In Tunis and in Burma, the deaths of two young men were the mirrors that made the people see how unbearable were the burdens of injustice and oppression they had to endure. It is natural that the young should yearn for freedom. The desire to stretch newly matured wings is as strong as it is instinctive. It comes as no surprise to us in Burma that young people are at the vanguard of the Tunisian Revolution. It also comes as no surprise that a popular rapper was prominent among those who demanded that they be allowed to decide the shape of their own existence.

In Burma today, young rappers are at the core of Generation Wave, an informal organisation strongly committed to democracy and human rights. A number of them were imprisoned after the Saffron Revolution of the monks. About 15 of them still remain in jail today. The Burmese authorities, like the now ousted Tunisian government, are not fond of intense, unconventional young people. They see them as a threat to the kind of order they wish to impose on our country. For those who believe in freedom, young rappers represent a future unbound by prejudice, by arbitrary rules and regulations, by oppression and injustice.

The similarities between Tunisia and Burma are the similarities that bind people all over the world who long for freedom. There are dissimilarities too and it is because of these dissimilarities that the outcome of the two revolutions have been so different. The first dissimilarity is that while the Tunisian Army did not fire on their people, the Burmese Army did. The second, and in the long-run probably the more important one, is that the Tunisian Revolution enjoyed the benefits of the communications revolution. This not only enabled them to better organise and coordinate their movements. It kept the attention of the whole world firmly focused on them.

Not just every single death, but even every single wounded can be made known to the world within minutes. In Libya, in Syria, and in Yemen now, the revolutionaries keep the world informed of the atrocities of those in power. The picture of a 13 year old boy tortured to death in Syria aroused such anger and indignation that world leaders had to raise their voices in condemnation. Communications means contact and, in the context of the Middle Eastern revolutions, it was a freedom contact.
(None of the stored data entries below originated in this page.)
# Illumina/strelka

Measured on AMD Instinct MI355X. Metric: candidate-alignment scoring cells/s (read bases x candidate alignments; Strelka2 has no pair-HMM, SURVEY.md section 0) + germline loci/s + 40x WGS-like germline wall-clock (e2e) + 110x/40x somatic wall-clock (e2e_somatic), higher is better.
Workload: dtype f64; 1 GPU; germline chr20-style synthetic (BASELINE.json configs[1]).  Headline: scoreCandidateAlignment as one function -- per GPU per step 65536 reads of 150 bp x 87.9 candidate alignments each (5-7 candidate indels around them), from the candidate alignments the device search left (PCal) to one double each: one kernel (F5: the walk of each alignment's path + the terms of its bases, penalties and clips).  ; read_len=150

## Files before the change

### strelka_amd/csrc/read_enumerate.hip

```cpp

#include "sk_common.h"

#include "align_entry.h"
#include "read_enumerate.h"

#include <algorithm>
#include <chrono>
#include <climits>
#include <cstdio>
#include <cstdlib>
#include <cstring>
#include <vector>

using namespace skcore;

int sk_score_alignments_launch_hostleg(const sk_align_batch* b, double* dev_out_lnp, void* hip_stream);

namespace
{

static_assert(sizeof(PFrame) % 4 == 0 && sizeof(PCal) % 4 == 0, "frames move through LDS as 32-bit words");


struct EnumArgs
// ... 457 lines not shown
    if (nc == 0) return;
    int32_t wb = a.win_begin[r], we = a.win_end[r];
    if (wb > we) wb = we = 0;
    a.win_begin[r] = wb;
    int32_t len = we - wb;
    a.win_len[r] = len;
    int16_t* idx = a.ins_idx + size_t(r) * INS_CAP;
    int32_t* off = a.ins_off + size_t(r) * INS_CAP;
    int n = 0;
    for (int t = a.ins_lo[r]; t <= a.ins_hi[r]; ++t) {
        const uint32_t il = a.job.tab[t].ins_len;
        if (il == 0) continue;
        if (n >= INS_CAP) {
            a.status[r] = ST_OVERFLOW;
            n = 0;
            break;
        }
        idx[n] = int16_t(t);
        off[n] = len;
        len += int32_t(il);
        ++n;
    }
    a.n_ins[r] = n;
    a.hap_len[r] = max(len, 1);
}

__device__ int matching_indel(const PJob& j, const PCal& c, const int32_t ref_head_pos, const unsigned del_len, const unsigned ins_len,
                              const int ends_first, const int ends_second, const int path_index)
{
    if (path_index < ends_first) return c.lead;
    if (path_index > ends_second) return c.trail;
    int found = -1;
    for (int k = 0; k < c.n_indels; ++k) {
        const PIndel& ci = j.tab[c.indels[k]];
        if (ci.pos == ref_head_pos && (ci.type == SK_INDEL_INDEL || ci.type == SK_INDEL_MISMATCH) && ci.del == del_len &&
            ci.ins_len == ins_len) {
            if (found >= 0) return -2;
            found = c.indels[k];
        } else if (ci.pos > ref_head_pos) {
            break;
        }
    }
    return found >= 0 ? found : -2;
}
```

Do we envy the people of Tunisia and Egypt? Yes, we do envy them their quick and peaceful transitions. But more than envy is a sense of solidarity and of renewed commitment to our cause, which is the cause of all women and men who value human dignity and freedom. In our quest for freedom, we learn to be free. We have to act out our freedom, our belief in freedom. This is Vaclav Havel’s Living In Truth. We go about our duties out of our own free will, in spite of the dangers that are inherent in trying to live like free people in an un-free nation. We exercise our freedom of choice by choosing to do what we consider to be right, even if that choice leads to the curtailment of other freedoms because we believe that freedom engenders more freedoms.

Dissent is a vocation in accordance with Max Weber’s views on politics as a vocation. We engage in dissent for the sake of liberty and we are prepared to try again and again with passion, with a sense of responsibility and a sense of proportion to achieve what may seem impossible to some. We are struggling with open eyes to turn our dream of freedom into a reality.
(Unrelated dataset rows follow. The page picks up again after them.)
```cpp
extern "C" cl_status cl_anchor_candidates_hifi(cl_ctx* ctx, const cl_reads* reads, const cl_reads* refs, const uint32_t* d_cand_refs, const uint32_t* d_cand_n,
                                               uint32_t c, uint32_t anchor_len, double frac_always, double frac_min, double max_matches_mult,
                                               uint32_t min_anchors, uint32_t kmer_len, uint32_t modulo, const uint64_t* d_common_off, const uint64_t* d_common, cl_anchors** out);
extern "C" cl_status cl_anchor_candidates(cl_ctx* ctx, const cl_reads* reads, const cl_reads* refs, const uint32_t* d_cand_refs, const uint32_t* d_cand_n,
                                          uint32_t c, uint32_t anchor_len, double frac_always, double frac_min, double max_matches_mult,
                                          uint32_t min_anchors, cl_anchors** out)
{
	return cl_anchor_candidates_hifi(ctx, reads, refs, d_cand_refs, d_cand_n, c, anchor_len, frac_always, frac_min, max_matches_mult, min_anchors, 0, 0, nullptr, nullptr, out);
}
extern "C" cl_status cl_anchor_candidates_hifi(cl_ctx* ctx, const cl_reads* reads, const cl_reads* refs, const uint32_t* d_cand_refs, const uint32_t* d_cand_n,
                                               uint32_t c, uint32_t anchor_len, double frac_always, double frac_min, double max_matches_mult,
                                               uint32_t min_anchors, uint32_t kmer_len, uint32_t modulo, const uint64_t* d_common_off, const uint64_t* d_common, cl_anchors** out)
{
	if (!ctx || !reads || !refs || !d_cand_refs || !d_cand_n || !out) return cl_fail(ctx, CL_E_INVALID, "cl_anchor_candidates: null argument");
	const bool hifi = d_common_off != nullptr;
	if (hifi && (kmer_len < 2 || kmer_len > 28 || modulo == 0)) return cl_fail(ctx, CL_E_INVALID, "cl_anchor_candidates_hifi: 2 <= kmer_len <= 28, modulo >= 1");
	if (c == 0 || c > 16 || anchor_len < 2 || anchor_len > 28) return cl_fail(ctx, CL_E_INVALID, "cl_anchor_candidates: 1 <= c <= 16, 2 <= anchor_len <= 28");
	HIP_TRY(ctx, hipSetDevice(ctx->device));
	const uint32_t nr = reads->n_reads, m = anchor_len;
	cl_anchors* X = new cl_anchors(); X->ctx = ctx; X->n_reads = nr; X->c = c;
	std::unique_ptr<cl_anchors> guard(X);
	DEV_ALLOC(ctx, X->n_cands, nr); DEV_ALLOC(ctx, X->cand, (uint64_t)nr * c * 4); DEV_ALLOC(ctx, X->cand_off, (uint64_t)nr * c + 1);
	Arena A{ reads->packed.p, reads->word_off.p, reads->lens.p }, R{ refs->packed.p, refs->word_off.p, refs->lens.p };
	std::vector<uint32_t> h_len(nr);
	if (nr) HIP_TRY(ctx, hipMemcpy(h_len.data(), reads->lens.p, (uint64_t)nr * 4, hipMemcpyDeviceToHost));
	auto bits_for = [](uint64_t v) -> uint32_t { uint32_t b = 1; while ((1ull << b) <= v) ++b; return b; };
	uint32_t max_ref_len = 0;
	if (refs->n_reads)
	{
		std::vector<uint32_t> rl(refs->n_reads);
		HIP_TRY(ctx, hipMemcpy(rl.data(), refs->lens.p, (uint64_t)refs->n_reads * 4, hipMemcpyDeviceToHost));
		for (uint32_t l : rl) max_ref_len = std::max(max_ref_len, l);
	}
	const uint32_t pr_bits = bits_for(max_ref_len);
	const uint64_t BATCH_BASES = 1ull << 28;
	std::vector<DevBuf<uint32_t>> chunks; std::vector<uint64_t> chunk_n;
	uint64_t total_anchors = 0;
	double pairs_per_base = 0.5;
	struct TableBatch {
		uint32_t r0 = 0, r1 = 0, pe = 1; uint64_t acc = 0, nsum = 0;
		DevBuf<uint32_t> n_distinct, next, err; DevBuf<uint64_t> toff, noff; DevBuf<EncSlot> slots; DevBuf<uint2> bins;
		std::vector<uint2> h_work; DevBuf<uint2> work;
		struct SideSync { hipStream_t s = nullptr; ~SideSync() { if (s) (void)hipStreamSynchronize(s); } } sync;
	};
	HIP_TRY(ctx, cl_side_stream(ctx, ctx->side));
	constexpr uint32_t LDS_N_A = 12288, LDS_N_B = 24576, LDS_NT = 1024;
	uint32_t lds_max_n = 0;
	if (const char* e = getenv("COLORD_HIP_ANCHORS_LDS")) lds_max_n = atoi(e) <= 0 ? 0u : (uint32_t)atoi(e) <= LDS_N_A ? LDS_N_A : LDS_N_B;
	const uint32_t match_seg = getenv("COLORD_HIP_MATCH_SEG") ? (uint32_t)std::max(0, atoi(getenv("COLORD_HIP_MATCH_SEG"))) : 16384u;
	const uint32_t lds_dbg = getenv("COLORD_HIP_LDS_DBG") ? (uint32_t)atoi(getenv("COLORD_HIP_LDS_DBG")) : 0u;
	auto prepare = [&](uint32_t r0, std::unique_ptr<TableBatch>& out) -> cl_status {
		out = std::make_unique<TableBatch>();
		TableBatch& B = *out;
		uint32_t r1 = r0; uint64_t acc = 0;
		uint32_t mx = 0;
		while (r1 < nr && (r1 == r0 || acc + h_len[r1] <= BATCH_BASES))
		{
			const uint32_t pe = bits_for(std::max(mx, h_len[r1]));
			if (r1 > r0 && pe + pr_bits + bits_for((r1 - r0 + 1) * 2 * c) > 64) break;
			mx = std::max(mx, h_len[r1]); acc += h_len[r1]; ++r1;
		}
		B.r0 = r0; B.r1 = r1; B.acc = acc; B.pe = bits_for(mx);
		for (uint32_t r = r0; r < r1; ++r)
			for (uint32_t sg = 0, ns = match_segments(h_len[r] >= m ? h_len[r] - m + 1 : 0, match_seg); sg < ns; ++sg) B.h_work.push_back(make_uint2(r - r0, sg));
		if (B.pe + pr_bits + bits_for((r1 - r0) * 2 * c) > 64) return cl_fail(ctx, CL_E_UNSUPPORTED, "cl_anchor_candidates: a read and its candidates are too long for 64-bit match keys");
		const uint32_t nb = r1 - r0;
		const uint32_t table_x4 = 8;
		LaunchOn on(ctx, ctx->side);
		B.sync.s = ctx->side;
		DevBuf<uint32_t> tsize, nsize, err; DEV_ALLOC(ctx, tsize, nb); DEV_ALLOC(ctx, nsize, nb); DEV_ALLOC(ctx, err, 1); DEV_ALLOC(ctx, B.n_distinct, nb);
		HIP_TRY(ctx, hipMemsetAsync(err.p, 0, 4, ctx->side));
		LAUNCH(ctx, k_table_sizes, grid_for(nb, 256), 256, (const uint32_t*)reads->lens.p, (const uint8_t*)reads->has_n.p, d_cand_n, r0, r1, m, table_x4, lds_max_n, tsize.p, nsize.p, err.p);
		DEV_ALLOC(ctx, B.toff, (uint64_t)nb + 1); DEV_ALLOC(ctx, B.noff, (uint64_t)nb + 1);
		uint64_t tsum = 0;
		CL_TRY(dev_exclusive_scan_u64(ctx, tsize.p, B.toff.p, nb, &tsum));
		CL_TRY(dev_exclusive_scan_u64(ctx, nsize.p, B.noff.p, nb, &B.nsum));
		uint32_t herr = 0; HIP_TRY(ctx, hipMemcpyAsync(&herr, err.p, 4, hipMemcpyDeviceToHost, ctx->side)); HIP_TRY(ctx, hipStreamSynchronize(ctx->side));
		DEV_ALLOC(ctx, B.slots, tsum); DEV_ALLOC(ctx, B.next, B.nsum); DEV_ALLOC(ctx, B.bins, B.nsum); DEV_ALLOC(ctx, B.err, 1);
		DEV_ALLOC(ctx, B.work, B.h_work.size() + 1);
		if (!B.h_work.empty()) HIP_TRY(ctx, hipMemcpyAsync(B.work.p, B.h_work.data(), B.h_work.size() * sizeof(uint2), hipMemcpyHostToDevice, ctx->side));
		HIP_TRY(ctx, hipMemsetAsync(B.n_distinct.p, 0, (uint64_t)nb * 4, ctx->side));
		HIP_TRY(ctx, hipMemsetAsync(B.err.p, 0, 4, ctx->side));
		EncTable T{ B.slots.p, B.toff.p, B.next.p, B.noff.p };
		LAUNCHB(ctx, B.nsum * (0.25 + 16.0) , k_table_insert, nb, INS_T, A, r0, r1, m, T, B.n_distinct.p, B.bins.p, B.err.p);
		HIP_TRY(ctx, hipGetLastError());
		return CL_OK;
	};
	std::unique_ptr<TableBatch> cur, nxt;
	if (nr) CL_TRY(prepare(0, cur));
	while (cur)
	{
		const uint32_t r0 = cur->r0, r1 = cur->r1; const uint64_t acc = cur->acc;
		const uint32_t nb = r1 - r0, n_tasks = nb * 2 * c;
		TaskCfg cfg{ r0, r1, c, m, cur->pe, pr_bits, frac_always, frac_min, max_matches_mult };
		HIP_TRY(ctx, hipStreamSynchronize(ctx->stream));
		HIP_TRY(ctx, hipStreamSynchronize(ctx->side));
		cur->sync.s = nullptr;
		{ uint32_t herr = 0; HIP_TRY(ctx, hipMemcpy(&herr, cur->err.p, 4, hipMemcpyDeviceToHost)); if (herr) return cl_fail(ctx, CL_E_UNSUPPORTED, "cl_anchor_candidates: a region of an m-mer table overflowed"); }
		DevBuf<uint32_t>& n_distinct = cur->n_distinct;
		EncTable T{ cur->slots.p, cur->toff.p, cur->next.p, cur->noff.p };
		DevBuf<uint32_t> pair_cnt; DEV_ALLOC(ctx, pair_cnt, (uint64_t)n_tasks + 1);
		DevBuf<uint64_t> pair_off; DEV_ALLOC(ctx, pair_off, (uint64_t)n_tasks + 1);
		DevBuf<unsigned long long> d_np; DEV_ALLOC(ctx, d_np, 4);
		DevBuf<uint64_t> pairs;
		uint64_t n_pairs = 0;
		for (uint64_t cap = (uint64_t)(pairs_per_base * 1.25 * (double)acc) + (1u << 20);;)
		{
			DEV_ALLOC(ctx, pairs, cap);
			HIP_TRY(ctx, hipMemsetAsync(d_np.p, 0, 32, ctx->stream));
			if (lds_max_n)
			{
				LAUNCH_NAMED(ctx, "k_match_lds<12288>", (k_match_lds<LDS_N_A, 2048, LDS_NT, 8>), nb, LDS_NT, A, R, cfg, 0u, (const uint8_t*)reads->has_n.p, d_cand_refs, d_cand_n, n_distinct.p, nb, d_np.p, cap, pairs.p, lds_dbg);
				if (lds_max_n > LDS_N_A)
					LAUNCH_NAMED(ctx, "k_match_lds<24576>", (k_match_lds<LDS_N_B, 4096, LDS_NT, 4>), nb, LDS_NT, A, R, cfg, LDS_N_A, (const uint8_t*)reads->has_n.p, d_cand_refs, d_cand_n, n_distinct.p, nb, d_np.p, cap, pairs.p, lds_dbg);
			}
			LAUNCHB(ctx, 0.0, k_match, (uint32_t)cur->h_work.size(), 256, A, R, T, cfg, d_cand_refs, d_cand_n, (const uint32_t*)n_distinct.p, (const uint2*)cur->work.p, (uint32_t)cur->h_work.size(), match_seg, d_np.p, cap, pairs.p);
			HIP_TRY(ctx, hipGetLastError());
			unsigned long long h_np2[2] = { 0, 0 };
			HIP_TRY(ctx, hipMemcpyAsync(h_np2, d_np.p, 16, hipMemcpyDeviceToHost, ctx->stream));
			if (r1 < nr && !nxt) CL_TRY(prepare(r1, nxt));
			HIP_TRY(ctx, hipStreamSynchronize(ctx->stream));
			const unsigned long long h_np = h_np2[0];
			n_pairs = h_np;
			if (ctx->timing && !ctx->pending_bytes.empty()) ctx->pending_bytes.back() = (double)h_np2[1] * 8.25 + (double)std::min<uint64_t>(h_np, cap) * 8.0;
			if (getenv("COLORD_HIP_ANCHOR_DEBUG")) fprintf(stderr, "[anchors] batch reads %u..%u bases %llu: pairs %llu cap %llu\n", r0, r1, (unsigned long long)acc, h_np, (unsigned long long)cap);
			if (n_pairs >= (1ull << 32)) return cl_fail(ctx, CL_E_UNSUPPORTED, "cl_anchor_candidates: batch produces >= 2^32 match pairs");
			if (n_pairs <= cap) break;
			cap = n_pairs;
		}
		if (acc) pairs_per_base = std::max(pairs_per_base, (double)n_pairs / (double)acc);
		DevBuf<int> tf, ts, pred; DEV_ALLOC(ctx, tf, n_pairs); DEV_ALLOC(ctx, ts, n_pairs); DEV_ALLOC(ctx, pred, n_pairs);
		DevBuf<uint32_t> anch; DEV_ALLOC(ctx, anch, 3 * n_pairs);
		DevBuf<uint32_t> t_nanch, t_tot; DEV_ALLOC(ctx, t_nanch, n_tasks); DEV_ALLOC(ctx, t_tot, n_tasks);
		if (n_pairs)
		{
			uint32_t tb = 1; while ((1ull << tb) < n_tasks) ++tb;
			CL_TRY(dev_sort_pairs(ctx, pairs.p, nullptr, n_pairs, 0, cfg.pe + cfg.pr + tb));
		}
		LAUNCH(ctx, k_task_pairs, grid_for((uint64_t)n_tasks + 1, 256), 256, (const uint64_t*)pairs.p, n_pairs, A, cfg, (const uint32_t*)n_distinct.p, n_tasks, pair_off.p, pair_cnt.p);
		LAUNCHB(ctx, n_pairs * 32.0, k_lis_anchors, grid_for(n_tasks, 64), 64, A, R, cfg, d_cand_refs, n_tasks, (const uint64_t*)pair_off.p, (const uint32_t*)pair_cnt.p, (const uint64_t*)pairs.p,
			tf.p, ts.p, pred.p, anch.p, t_nanch.p, t_tot.p, (uint32_t)(getenv("COLORD_HIP_LIS_DBG") ? atoi(getenv("COLORD_HIP_LIS_DBG")) : 0));
		HIP_TRY(ctx, hipGetLastError());
		const uint64_t n_slots = (uint64_t)nb * c;
		DevBuf<uint64_t> k_sorted; DevBuf<uint32_t> k_tab, kanch, k_n, k_tot; DevBuf<uint8_t> k_use;
		uint64_t common_base = 0;
		if (hifi)
		{
			uint64_t hb[2] = { 0, 0 };
			HIP_TRY(ctx, hipMemcpy(&hb[0], d_common_off + (uint64_t)r0 * c, 8, hipMemcpyDeviceToHost));
			HIP_TRY(ctx, hipMemcpy(&hb[1], d_common_off + (uint64_t)r1 * c, 8, hipMemcpyDeviceToHost));
			common_base = hb[0];
			const uint64_t nk = hb[1] - hb[0];
			DEV_ALLOC(ctx, k_sorted, nk + 1); DEV_ALLOC(ctx, k_tab, 8 * nk + 8); DEV_ALLOC(ctx, kanch, 6 * nk + 6);
			DEV_ALLOC(ctx, k_n, 2 * n_slots); DEV_ALLOC(ctx, k_tot, 2 * n_slots); DEV_ALLOC(ctx, k_use, n_slots);
			KmerArgs ka{ d_common, d_common_off, k_sorted.p, k_tab.p, kanch.p, k_n.p, k_tot.p, k_use.p, common_base, kmer_len, make_modtest(modulo) };
			LAUNCH(ctx, k_kmer_anchors, grid_for(n_slots, 64), 64, A, R, cfg, d_cand_refs, d_cand_n, (const uint8_t*)reads->has_n.p, (const uint32_t*)n_distinct.p, ka);
			HIP_TRY(ctx, hipGetLastError());
		}
		DevBuf<uint32_t> o_task, o_count; DEV_ALLOC(ctx, o_task, n_slots); DEV_ALLOC(ctx, o_count, n_slots);
		LAUNCH(ctx, k_select, grid_for(nb, 128), 128, cfg, d_cand_refs, d_cand_n, min_anchors, (const uint32_t*)t_nanch.p, (const uint32_t*)t_tot.p,
			(const uint8_t*)(hifi ? k_use.p : nullptr), (const uint32_t*)k_n.p, (const uint32_t*)k_tot.p,
			X->n_cands.p, X->cand.p, o_task.p, o_count.p);
		DevBuf<uint64_t> slot_off; DEV_ALLOC(ctx, slot_off, n_slots + 1);
		uint64_t n_here = 0;
		CL_TRY(dev_exclusive_scan_u64(ctx, o_count.p, slot_off.p, n_slots, &n_here));
		DevBuf<uint32_t> chunk; DEV_ALLOC(ctx, chunk, 3 * n_here);
		LAUNCH(ctx, k_copy_fix, grid_for(n_slots, 128), 128, (const uint32_t*)o_task.p, (const uint64_t*)slot_off.p, n_slots, (const uint64_t*)pair_off.p,
			(const uint32_t*)anch.p, (uint64_t)0, chunk.p, cfg, (const uint32_t*)kanch.p, d_common_off, common_base);
		HIP_TRY(ctx, hipMemcpyAsync(X->cand_off.p + (uint64_t)r0 * c, slot_off.p, n_slots * 8, hipMemcpyDeviceToDevice, ctx->stream));
		if (total_anchors) LAUNCH(ctx, k_add_u64, grid_for(n_slots, 256), 256, X->cand_off.p + (uint64_t)r0 * c, n_slots, total_anchors);
		HIP_TRY(ctx, hipGetLastError());
		HIP_TRY(ctx, hipStreamSynchronize(ctx->stream));
		chunks.push_back(std::move(chunk)); chunk_n.push_back(n_here);
		total_anchors += n_here;
		cur = std::move(nxt);
	}
	X->n_anchors = total_anchors;
	DEV_ALLOC(ctx, X->anchors, 3 * total_anchors);
	uint64_t o = 0;
	for (size_t i = 0; i < chunks.size(); ++i)
	{
		if (chunk_n[i]) HIP_TRY(ctx, hipMemcpyAsync(X->anchors.p + 3 * o, chunks[i].p, chunk_n[i] * 12, hipMemcpyDeviceToDevice, ctx->stream));
		o += chunk_n[i];
	}
	HIP_TRY(ctx, hipMemcpyAsync(X->cand_off.p + (uint64_t)nr * c, &total_anchors, 8, hipMemcpyHostToDevice, ctx->stream));
	HIP_TRY(ctx, hipStreamSynchronize(ctx->stream));
	cl_timing_collect(ctx);
	*out = guard.release();
	return CL_OK;
}
extern "C" void cl_anchors_free(cl_anchors* a) { delete a; }
extern "C" uint64_t cl_anchors_total(const cl_anchors* a) { return a->n_anchors; }
extern "C" const uint32_t* cl_anchors_n_cands(const cl_anchors* a) { return a->n_cands.p; }
extern "C" const uint32_t* cl_anchors_cands(const cl_anchors* a) { return a->cand.p; }
extern "C" const uint64_t* cl_anchors_cand_offsets(const cl_anchors* a) { return a->cand_off.p; }
extern "C" const uint32_t* cl_anchors_data(const cl_anchors* a) { return a->anchors.p; }
```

Those old women and those young people who come to their unpaid jobs at NLD headquarters are exercising their right to choose the hard road to freedom. As I speak to you, I am exercising my right to the freedom of communications; and the very fact that I am exercising this right makes me feel a much freer person.

I would like to end this lecture with my favourite lines from Kipling with many thanks to Tim Garton-Ash who tracked them down for me. “I’d not give room for an Emperor - I’d hold my road for a King. To the Triple Crown I’d not bow down - But this is a different thing! I’ll not fight with the Powers of Air - Sentry, pass him through! Drawbridge let fall - He’s the lord of us all - the Dreamer whose dream came true!”